Lorne H Blackbourne and Stephen M Cohn
Limiting prophylactic antibiotic use in severe pancreatitis minimizes the development of resistance and superinfections in vulnerable hosts, and also avoids unnecessary costs. Nearly three decades ago in small, prospective, randomized trials (totaling 192 patients), the use of antibiotics for routine pancreatitis was shown to be of no apparent benefit [9–11]. At this juncture there is no definitive, level one, data supporting the use of intravenous antibiotics in the treatment of patients with severe pancreatitis, even in the setting of pancreatic necrosis. The few prospective studies that exist investigating antibiotic use in severe pancreatitis have been nonblinded trials with small patient populations [1, 2].
Pederzoli and colleagues, in the most often quoted trial to support the routine use of antibiotics in pancreatitis, prospectively randomized 74 patients with severe necrotizing pancreatitis in a nonblinded fashion (secondary to either alcoholism or gallstones) to receive imipenem-cilastin or no antibiotics [1]. They found no significant differences in organ dysfunction or mortality (antibiotics, 29% and 7% versus no antibiotics, 39% and 12%; P = not significant) or mortality (antibiotics, 7% versus no antibiotics, 12%; P = not significant). The frequency of operation for debridement of pancreatic necrosis was also unaffected, but Pederzoli and colleagues did note that there was a decrease in the number of positive pancreatic cultures (percutaneously and intraoperatively).
Sainio and colleagues randomized 60 patients with alcoholic necrotizing pancreatitis to receive cefuroxime versus no antibiotic treatment in a nonblinded trial [2]. They reported a significant decrease in mortality in the patient group receiving antibiotics when compared with those not receiving antibiotics (3% versus 23%, P = 0.03). This study has been criticized because of its small size and because of the large percentage of patients (50%) who apparently succumbed from infections caused by Staphylococcus epidermidis (which were often associated with catheter sepsis).

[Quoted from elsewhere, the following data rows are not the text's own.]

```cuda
int featureset_sync_counts(pano_featureset* fs) {
  SlowCall sc("featureset_sync_counts");
  if (fs->error) return fs->error;
  if (fs->counts_on_host) return PANO_OK;
  pano_ctx* ctx = fs->ctx;
  while (fs->counts_pending) {
    cudaError_t e = ctx_wait_signal(ctx, fs->counts_token);
    if (e != cudaSuccess) return fs->error = ctx_cuda(ctx, e, "feature count read-back");
    fs->counts_pending = false;
    const int n = fs->n_images;
    int worst = 0;
    for (int i = 0; i < n; ++i) worst = std::max(worst, std::max(fs->h_count_pinned[i], fs->h_count_pinned[n + i]));
    if (worst <= fs->cap) {
      fs->h_count.assign(fs->h_count_pinned, fs->h_count_pinned + n);
      break;
    }
    int cap = fs->cap;
// ... 17 lines not shown
```

openpano_b200/csrc/sift.cuh:

```cuda
#pragma once
#include "common.cuh"
#include "match_tc.cuh"

#define SIFT_MAX_OCT 8
#define SIFT_MAX_LEVELS 8
#define SIFT_MAX_TAPS 32
#define SIFT_CAP_DEFAULT 8192
#define SIFT_CAP_MAX (1 << 20)
#define SIFT_MAX_PEAKS 18

struct ImgMeta {
  union {
    const float* src;
    const unsigned char* pix;
  };
  int in_w, in_h;
  int w0, h0;
  float ifx, ify;
  long long work_off;
  int channels;
};

struct OctMeta {
  int img, oct;
  int w, h;
  int pitch;
  float ifx, ify;
  long long gauss_off;
  long long plane;
};

struct GaussTable {
  int nlev;
  int rmax;
  int center[SIFT_MAX_LEVELS];
  float taps[SIFT_MAX_LEVELS][SIFT_MAX_TAPS];
};

struct SiftWork {
  int n_img = 0, n_oct = 0, n_scale = 0;
  std::vector<ImgMeta> h_img;
  std::vector<OctMeta> h_oct;
  float* arena = nullptr;
  size_t arena_floats = 0;
  ImgMeta* d_img = nullptr;
  OctMeta* d_oct = nullptr;
  int2* d_tilespan = nullptr;
  TmaDesc* d_maps = nullptr;
  int n_tiles = 0;
  int cap = SIFT_CAP_DEFAULT;
  int* cand_count = nullptr;
  uint32_t* cand_keys = nullptr;
  uint32_t* seam_keys = nullptr;
  uint32_t* sorted_keys = nullptr;
  pano_sspoint* refined = nullptr;
  unsigned char* kp_valid = nullptr;
  int* npeaks = nullptr;
  float* dirs = nullptr;
  int* n_desc = nullptr;
  int* n_refined = nullptr;
  int* desc_cand = nullptr;
  float* desc_dir = nullptr;
};

struct SiftPlan {
  std::vector<int> key;
  SiftWork* wk = nullptr;
  size_t bytes = 0;
  GaussTable gt;
  bool fast = true;
  size_t seam_cap = 0;
  int max_w0 = 0, max_h0 = 0;
};

struct pano_featureset {
  pano_ctx* ctx = nullptr;
  int n_images = 0;
  float* d_desc = nullptr;
  double* d_coor = nullptr;
  double* d_real = nullptr;
  int* d_count = nullptr;
  std::vector<long long> base;
  std::vector<int> h_count;
  bool counts_on_host = false;
  cudaEvent_t counts_ready = nullptr;
  unsigned counts_token = 0;
  bool counts_pending = false;
  int* h_count_pinned = nullptr;
  size_t h_count_cap = 0;
  TcOperands tc;
  bool tc_ready = false;
  int error = 0;
  int cap = 0;
  std::vector<const void*> src;
  std::vector<int> src_channels;
  std::vector<int> src_w, src_h;
  pano_params src_params;
  void* owned_block = nullptr;
};

int sift_run_batch(pano_ctx* ctx, int n, const void* const* d_src, const int* channels, const int* w, const int* h,
                   const pano_params* p, pano_featureset* fs, SiftWork** keep, int cap);
void sift_work_free(pano_ctx* ctx, SiftWork* wk);
void sift_plan_free(pano_ctx* ctx, SiftPlan* plan);
int featureset_sync_counts(pano_featureset* fs);
```

Before: 11270.

## Group blur levels per pass, drop TMA double buffer, warp-aggregate extrema appends

Restructures the fused blur+extrema kernel to blur up to three Gaussian levels of the same tap width per pass, sharing one sync pair and writing the horizontal pass straight into a five-slot DoG ring instead of an outT staging buffer. The TMA double buffer becomes a single buffer whose next tile is prefetched only after the last group's blur. Gaussian outputs are stored as float4, and candidate and seam keys are appended through warp-level prefix sums with one atomic per warp. Occupancy drops from 3 to 2 CTAs per SM, and tile-load overlap now covers only the final extrema scan.

```diff
diff --git a/openpano_b200/csrc/blur_tile.cuh b/openpano_b200/csrc/blur_tile.cuh
--- a/openpano_b200/csrc/blur_tile.cuh
+++ b/openpano_b200/csrc/blur_tile.cuh
@@ -24,6 +24,31 @@
 #define BLUR_COLBUF_FLOATS(C) (16 * ((((BT_W + 2 * (C) + 2) / 2) * 2) | 1) * 2)
 
 template <int C>
+__device__ __forceinline__ void blur_col_item(const float* __restrict__ grey, float2* __restrict__ colbuf2,
+                                              const float (&tap)[2 * C + 1], int strip, int pr, int R, int GW,
+                                              int start, int csp) {
+  constexpr int KW = 2 * C + 1;
+  const float2* col = reinterpret_cast<const float2*>(grey + (strip * 8 + R - C) * GW + start) + pr;
+  const int gw2 = GW >> 1;
+  float2 win[8 + 2 * C];
+#pragma unroll
+  for (int j = 0; j < 8 + 2 * C; ++j) win[j] = col[j * gw2];
+#pragma unroll
+  for (int r = 0; r < 8; r += 2) {
+    float a0x = 0.f, a0y = 0.f, a1x = 0.f, a1y = 0.f;
+#pragma unroll
+    for (int k = 0; k < KW; ++k) {
+      const float2 p0 = fmul2(win[r + k], tap[k]);
+      const float2 p1 = fmul2(win[r + 1 + k], tap[k]);
+      a0x += p0.x; a0y += p0.y; a1x += p1.x; a1y += p1.y;
+    }
+    float2* dst = colbuf2 + (strip * 4 + (r >> 1)) * csp + 2 * pr;
+    dst[0] = make_float2(a0x, a1x);
+    dst[1] = make_float2(a0y, a1y);
+  }
+}
+
+template <int C>
 __device__ __forceinline__ void blur_level(const float* __restrict__ grey, float* __restrict__ colbuf,
                                            float* __restrict__ outT, const float* __restrict__ taps_g,
                                            int R, int RX, int GW, int tid) {
@@ -37,24 +62,7 @@
   float2* colbuf2 = reinterpret_cast<float2*>(colbuf);
   for (int item = tid; item < (BT_H / 8) * npair; item += BT_THREADS) {
     const int strip = item / npair, pr = item - strip * npair;
-    const float2* col = reinterpret_cast<const float2*>(grey + (strip * 8 + R - C) * GW + start) + pr;
-    const int gw2 = GW >> 1;
-    float2 win[8 + 2 * C];
-#pragma unroll
-    for (int j = 0; j < 8 + 2 * C; ++j) win[j] = col[j * gw2];
-#pragma unroll
-    for (int r = 0; r < 8; r += 2) {
-      float a0x = 0.f, a0y = 0.f, a1x = 0.f, a1y = 0.f;
-#pragma unroll
-      for (int k = 0; k < KW; ++k) {
-        const float2 p0 = fmul2(win[r + k], tap[k]);
-        const float2 p1 = fmul2(win[r + 1 + k], tap[k]);
-        a0x += p0.x; a0y += p0.y; a1x += p1.x; a1y += p1.y;
-      }
-      float2* dst = colbuf2 + (strip * 4 + (r >> 1)) * csp + 2 * pr;
-      dst[0] = make_float2(a0x, a1x);
-      dst[1] = make_float2(a0y, a1y);
-    }
+    blur_col_item<C>(grey, colbuf2, tap, strip, pr, R, GW, start, csp);
   }
   __syncthreads();
   if (tid < 128) {
diff --git a/openpano_b200/csrc/sift.cu b/openpano_b200/csrc/sift.cu
--- a/openpano_b200/csrc/sift.cu
+++ b/openpano_b200/csrc/sift.cu
@@ -158,6 +158,23 @@
   if (slot < ep.cap) ep.cand_keys[(size_t)img * ep.cap + slot] = key;
 }
 
+template <class Key>
+__device__ __forceinline__ void append_keys_warp(int* count, uint32_t* keys, int cap, unsigned bits, const Key& key) {
+  if (__ballot_sync(0xffffffffu, bits != 0) == 0) return;
+  const int lane = threadIdx.x & 31, n = __popc(bits);
+  int incl = n;
+#pragma unroll
+  for (int d = 1; d < 32; d <<= 1) {
+    const int v = __shfl_up_sync(0xffffffffu, incl, d);
+    if (lane >= d) incl += v;
+  }
+  int base = 0;
+  if (lane == 31) base = atomicAdd(count, incl);
+  int slot = __shfl_sync(0xffffffffu, base, 31) + incl - n;
+  for (; bits; bits &= bits - 1, ++slot)
+    if (slot < cap) keys[slot] = key(__ffs(bits) - 1);
+}
+
 #include "blur_tile.cuh"
 
 __global__ void __launch_bounds__(BT_THREADS)
@@ -210,51 +227,90 @@
   }
 }
 
-#define EX_RING_FLOATS (3 * BT_H * BT_W)
-__global__ void __launch_bounds__(BT_THREADS, 3)
+#define EX_GROUP 3
+#define EX_SL (BT_W + 4)
+#define EX_SLOT (BT_H * EX_SL)
+#define EX_SLOTS (EX_GROUP + 2)
+#define EX_CTAS_PER_SM 2
+static_assert(EX_SLOT % 32 == 0 && BLUR_COLBUF_FLOATS(6) % 32 == 0, "slots start on 128-byte lines");
+
+template <int C, class Emit>
+__device__ __forceinline__ void blur_group(const float* __restrict__ grey, float* __restrict__ colbuf,
+                                           const GaussTable& gt, int a, int g, int R, int RX, int GW, int tid,
+                                           int p, int xs, const Emit& emit) {
+  constexpr int KW = 2 * C + 1;
+  constexpr int CB = BLUR_COLBUF_FLOATS(6);
+  const int start = (RX - C) & ~1, off = (RX - C) - start;
+  const int npair = (BT_W + 2 * C + off + 1) >> 1;
+  const int csp = (2 * npair) | 1;
+  const int nitem = (BT_H / 8) * npair;
+  for (int item = tid; item < g * nitem; item += BT_THREADS) {
+    const int l = item / nitem, rest = item - l * nitem;
+    const int strip = rest / npair, pr = rest - strip * npair;
+    float tap[KW];
+#pragma unroll
+    for (int k = 0; k < KW; ++k) tap[k] = gt.taps[a + l][k];
+    blur_col_item<C>(grey, reinterpret_cast<float2*>(colbuf + l * CB), tap, strip, pr, R, GW, start, csp);
+  }
+  __syncthreads();
+  for (int l = 0; l < g; ++l) {
+    float tap[KW];
+#pragma unroll
+    for (int k = 0; k < KW; ++k) tap[k] = gt.taps[a + l][k];
+    const float2* row = reinterpret_cast<const float2*>(colbuf + l * CB) + p * csp + off + xs;
+    float2 win[4 + 2 * C];
+#pragma unroll
+    for (int j = 0; j < 4 + 2 * C; ++j) win[j] = row[j];
+    float ax[4], ay[4];
+#pragma unroll
+    for (int c = 0; c < 4; ++c) {
+      ax[c] = 0.f; ay[c] = 0.f;
+#pragma unroll
+      for (int k = 0; k < KW; ++k) {
+        const float2 pp = fmul2(win[c + k], tap[k]);
+        ax[c] += pp.x; ay[c] += pp.y;
+      }
+    }
+    emit(l, ax, ay);
+  }
+  __syncthreads();
+}
+
+__global__ void __launch_bounds__(BT_THREADS, EX_CTAS_PER_SM)
 k_blur_extrema(const OctMeta* __restrict__ octs, const int2* __restrict__ span, int n_om, int n_tiles,
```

Lutien and colleagues more recently used intravenous and enteral antibiotics (including amphotericin) to achieve decontamination of the gastrointestinal tract for the purpose of possibly decreasing bacterial inoculation of the necrotic pancreatic tissue via translocation [8]. One hundred and two patients were randomized to gut decontamination or to standard treatment. They reported a nonsignificant decrease in mortality (22% gut decontamination versus 35% controls, P = 0.19) in patients undergoing the antibiotic regimen. Other large trials utilizing gastrointestinal decontamination in groups of critically ill patients have failed to demonstrate a decrease in mortality or intensive care days. This extensive protocol, however, requires significant resource utilization and costs, and also carries a potential risk of the development of bacterial resistance.
While there is inconclusive data supporting the use of prophylactic antibiotics in the setting of severe pancreatitis, there is some evidence suggesting that misuse of antibiotics leads to devastating superinfections. Isenmann and colleagues have shown a significant increase in Candida infections in patients with pancreatic necrosis with prolonged exposure to antibiotics [12]. Among 92 patients with infected pancreatic necrosis, 22 had Candida infections and this subgroup had a major increase in mortality (64%) compared with those patients without Candida (19%, P < 0.01). Certainly, critically ill patients developing superinfections tend to be those with more severe disease, with longer antibiotic courses and with longer hospital stays.
We need to identify the subset of patients who are most likely to benefit from prophylactic antibiotics in the setting of severe pancreatitis. An adequately powered, randomized, double-blind, multicenter trial involving a suitable antibiotic regimen compared with placebo in a homogeneous group with severe pancreatitis is required. The primary endpoints should be clinically relevant, such as defined organ dysfunction, length of intensive care unit stay, and 30-day and 60-day mortality. Until such a study is completed, we cannot recommend routine prophylactic antibiotics in the setting of severe pancreatitis.